WHAT THIS TASK INVOLVES: Below are some entries; write out each one of them exactly.

INPUT RECORDS:

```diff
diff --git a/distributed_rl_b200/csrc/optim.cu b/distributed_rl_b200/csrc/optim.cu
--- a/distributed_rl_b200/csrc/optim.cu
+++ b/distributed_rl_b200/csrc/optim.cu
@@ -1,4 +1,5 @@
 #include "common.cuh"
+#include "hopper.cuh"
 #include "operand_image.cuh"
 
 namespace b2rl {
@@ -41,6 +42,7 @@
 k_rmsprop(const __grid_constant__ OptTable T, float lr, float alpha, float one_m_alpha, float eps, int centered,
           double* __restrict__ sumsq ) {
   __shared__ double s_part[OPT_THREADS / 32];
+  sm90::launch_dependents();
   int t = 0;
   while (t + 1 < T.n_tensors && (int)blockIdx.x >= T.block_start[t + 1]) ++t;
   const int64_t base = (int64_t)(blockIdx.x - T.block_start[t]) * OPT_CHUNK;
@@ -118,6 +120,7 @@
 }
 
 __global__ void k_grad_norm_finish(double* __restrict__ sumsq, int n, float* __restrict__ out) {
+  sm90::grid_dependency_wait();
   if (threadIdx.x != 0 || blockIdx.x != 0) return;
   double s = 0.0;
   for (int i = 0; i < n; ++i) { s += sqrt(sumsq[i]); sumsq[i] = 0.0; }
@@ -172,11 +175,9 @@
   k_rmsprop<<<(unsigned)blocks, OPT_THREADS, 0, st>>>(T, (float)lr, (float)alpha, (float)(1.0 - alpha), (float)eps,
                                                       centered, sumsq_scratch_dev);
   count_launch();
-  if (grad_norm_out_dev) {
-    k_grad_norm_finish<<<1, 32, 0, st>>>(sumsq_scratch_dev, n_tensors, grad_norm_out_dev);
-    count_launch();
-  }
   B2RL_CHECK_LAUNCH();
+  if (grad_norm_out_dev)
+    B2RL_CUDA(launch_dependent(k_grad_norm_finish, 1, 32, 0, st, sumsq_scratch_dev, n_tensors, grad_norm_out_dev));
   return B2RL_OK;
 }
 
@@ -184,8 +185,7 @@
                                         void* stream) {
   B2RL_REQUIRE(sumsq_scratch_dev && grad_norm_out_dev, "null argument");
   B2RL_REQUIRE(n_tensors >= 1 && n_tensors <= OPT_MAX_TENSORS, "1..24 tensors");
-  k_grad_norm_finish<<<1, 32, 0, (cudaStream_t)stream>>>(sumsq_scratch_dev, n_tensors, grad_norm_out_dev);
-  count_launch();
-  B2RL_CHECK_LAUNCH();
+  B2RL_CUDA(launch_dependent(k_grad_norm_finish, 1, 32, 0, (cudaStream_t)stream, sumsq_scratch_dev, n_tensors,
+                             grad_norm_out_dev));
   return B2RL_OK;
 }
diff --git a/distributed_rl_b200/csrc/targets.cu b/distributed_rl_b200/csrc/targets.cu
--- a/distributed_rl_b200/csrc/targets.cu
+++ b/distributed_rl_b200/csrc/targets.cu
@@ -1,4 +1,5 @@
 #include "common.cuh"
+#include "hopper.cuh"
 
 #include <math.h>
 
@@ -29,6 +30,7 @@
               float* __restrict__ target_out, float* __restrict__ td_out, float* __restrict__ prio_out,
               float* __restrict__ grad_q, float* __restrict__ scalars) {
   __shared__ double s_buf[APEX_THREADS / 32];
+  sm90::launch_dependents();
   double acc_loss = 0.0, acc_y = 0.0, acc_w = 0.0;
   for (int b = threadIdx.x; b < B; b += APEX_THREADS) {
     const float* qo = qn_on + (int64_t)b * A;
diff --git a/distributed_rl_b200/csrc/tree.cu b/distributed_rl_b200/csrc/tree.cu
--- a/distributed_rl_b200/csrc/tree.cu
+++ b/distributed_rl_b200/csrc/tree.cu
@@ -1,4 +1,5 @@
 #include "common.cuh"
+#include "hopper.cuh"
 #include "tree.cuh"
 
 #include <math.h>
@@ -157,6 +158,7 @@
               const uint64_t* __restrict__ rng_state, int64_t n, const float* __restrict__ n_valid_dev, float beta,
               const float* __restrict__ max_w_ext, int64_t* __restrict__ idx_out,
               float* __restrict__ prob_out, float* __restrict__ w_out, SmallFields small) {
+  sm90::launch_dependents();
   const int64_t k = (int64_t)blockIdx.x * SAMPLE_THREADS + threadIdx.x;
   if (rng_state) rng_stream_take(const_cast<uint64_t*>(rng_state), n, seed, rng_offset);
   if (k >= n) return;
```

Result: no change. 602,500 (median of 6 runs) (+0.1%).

SOLUTION TO THIS TASK:
```diff
diff --git a/distributed_rl_b200/csrc/optim.cu b/distributed_rl_b200/csrc/optim.cu
--- a/distributed_rl_b200/csrc/optim.cu
+++ b/distributed_rl_b200/csrc/optim.cu
@@ -1,4 +1,5 @@
 #include "common.cuh"
+#include "hopper.cuh"
 #include "operand_image.cuh"
 
 namespace b2rl {
@@ -41,6 +42,7 @@
 k_rmsprop(const __grid_constant__ OptTable T, float lr, float alpha, float one_m_alpha, float eps, int centered,
           double* __restrict__ sumsq ) {
   __shared__ double s_part[OPT_THREADS / 32];
+  sm90::launch_dependents();
   int t = 0;
   while (t + 1 < T.n_tensors && (int)blockIdx.x >= T.block_start[t + 1]) ++t;
   const int64_t base = (int64_t)(blockIdx.x - T.block_start[t]) * OPT_CHUNK;
@@ -118,6 +120,7 @@
 }
 
 __global__ void k_grad_norm_finish(double* __restrict__ sumsq, int n, float* __restrict__ out) {
+  sm90::grid_dependency_wait();
   if (threadIdx.x != 0 || blockIdx.x != 0) return;
   double s = 0.0;
   for (int i = 0; i < n; ++i) { s += sqrt(sumsq[i]); sumsq[i] = 0.0; }
@@ -172,11 +175,9 @@
   k_rmsprop<<<(unsigned)blocks, OPT_THREADS, 0, st>>>(T, (float)lr, (float)alpha, (float)(1.0 - alpha), (float)eps,
                                                       centered, sumsq_scratch_dev);
   count_launch();
-  if (grad_norm_out_dev) {
-    k_grad_norm_finish<<<1, 32, 0, st>>>(sumsq_scratch_dev, n_tensors, grad_norm_out_dev);
-    count_launch();
-  }
   B2RL_CHECK_LAUNCH();
+  if (grad_norm_out_dev)
+    B2RL_CUDA(launch_dependent(k_grad_norm_finish, 1, 32, 0, st, sumsq_scratch_dev, n_tensors, grad_norm_out_dev));
   return B2RL_OK;
 }
 
@@ -184,8 +185,7 @@
                                         void* stream) {
   B2RL_REQUIRE(sumsq_scratch_dev && grad_norm_out_dev, "null argument");
   B2RL_REQUIRE(n_tensors >= 1 && n_tensors <= OPT_MAX_TENSORS, "1..24 tensors");
-  k_grad_norm_finish<<<1, 32, 0, (cudaStream_t)stream>>>(sumsq_scratch_dev, n_tensors, grad_norm_out_dev);
-  count_launch();
-  B2RL_CHECK_LAUNCH();
+  B2RL_CUDA(launch_dependent(k_grad_norm_finish, 1, 32, 0, (cudaStream_t)stream, sumsq_scratch_dev, n_tensors,
+                             grad_norm_out_dev));
   return B2RL_OK;
 }
diff --git a/distributed_rl_b200/csrc/targets.cu b/distributed_rl_b200/csrc/targets.cu
--- a/distributed_rl_b200/csrc/targets.cu
+++ b/distributed_rl_b200/csrc/targets.cu
@@ -1,4 +1,5 @@
 #include "common.cuh"
+#include "hopper.cuh"
 
 #include <math.h>
 
@@ -29,6 +30,7 @@
               float* __restrict__ target_out, float* __restrict__ td_out, float* __restrict__ prio_out,
               float* __restrict__ grad_q, float* __restrict__ scalars) {
   __shared__ double s_buf[APEX_THREADS / 32];
+  sm90::launch_dependents();
   double acc_loss = 0.0, acc_y = 0.0, acc_w = 0.0;
   for (int b = threadIdx.x; b < B; b += APEX_THREADS) {
     const float* qo = qn_on + (int64_t)b * A;
diff --git a/distributed_rl_b200/csrc/tree.cu b/distributed_rl_b200/csrc/tree.cu
--- a/distributed_rl_b200/csrc/tree.cu
+++ b/distributed_rl_b200/csrc/tree.cu
@@ -1,4 +1,5 @@
 #include "common.cuh"
+#include "hopper.cuh"
 #include "tree.cuh"
 
 #include <math.h>
@@ -157,6 +158,7 @@
               const uint64_t* __restrict__ rng_state, int64_t n, const float* __restrict__ n_valid_dev, float beta,
               const float* __restrict__ max_w_ext, int64_t* __restrict__ idx_out,
               float* __restrict__ prob_out, float* __restrict__ w_out, SmallFields small) {
+  sm90::launch_dependents();
   const int64_t k = (int64_t)blockIdx.x * SAMPLE_THREADS + threadIdx.x;
   if (rng_state) rng_stream_take(const_cast<uint64_t*>(rng_state), n, seed, rng_offset);
   if (k >= n) return;
```

Result: no change. 602,500 (median of 6 runs) (+0.1%).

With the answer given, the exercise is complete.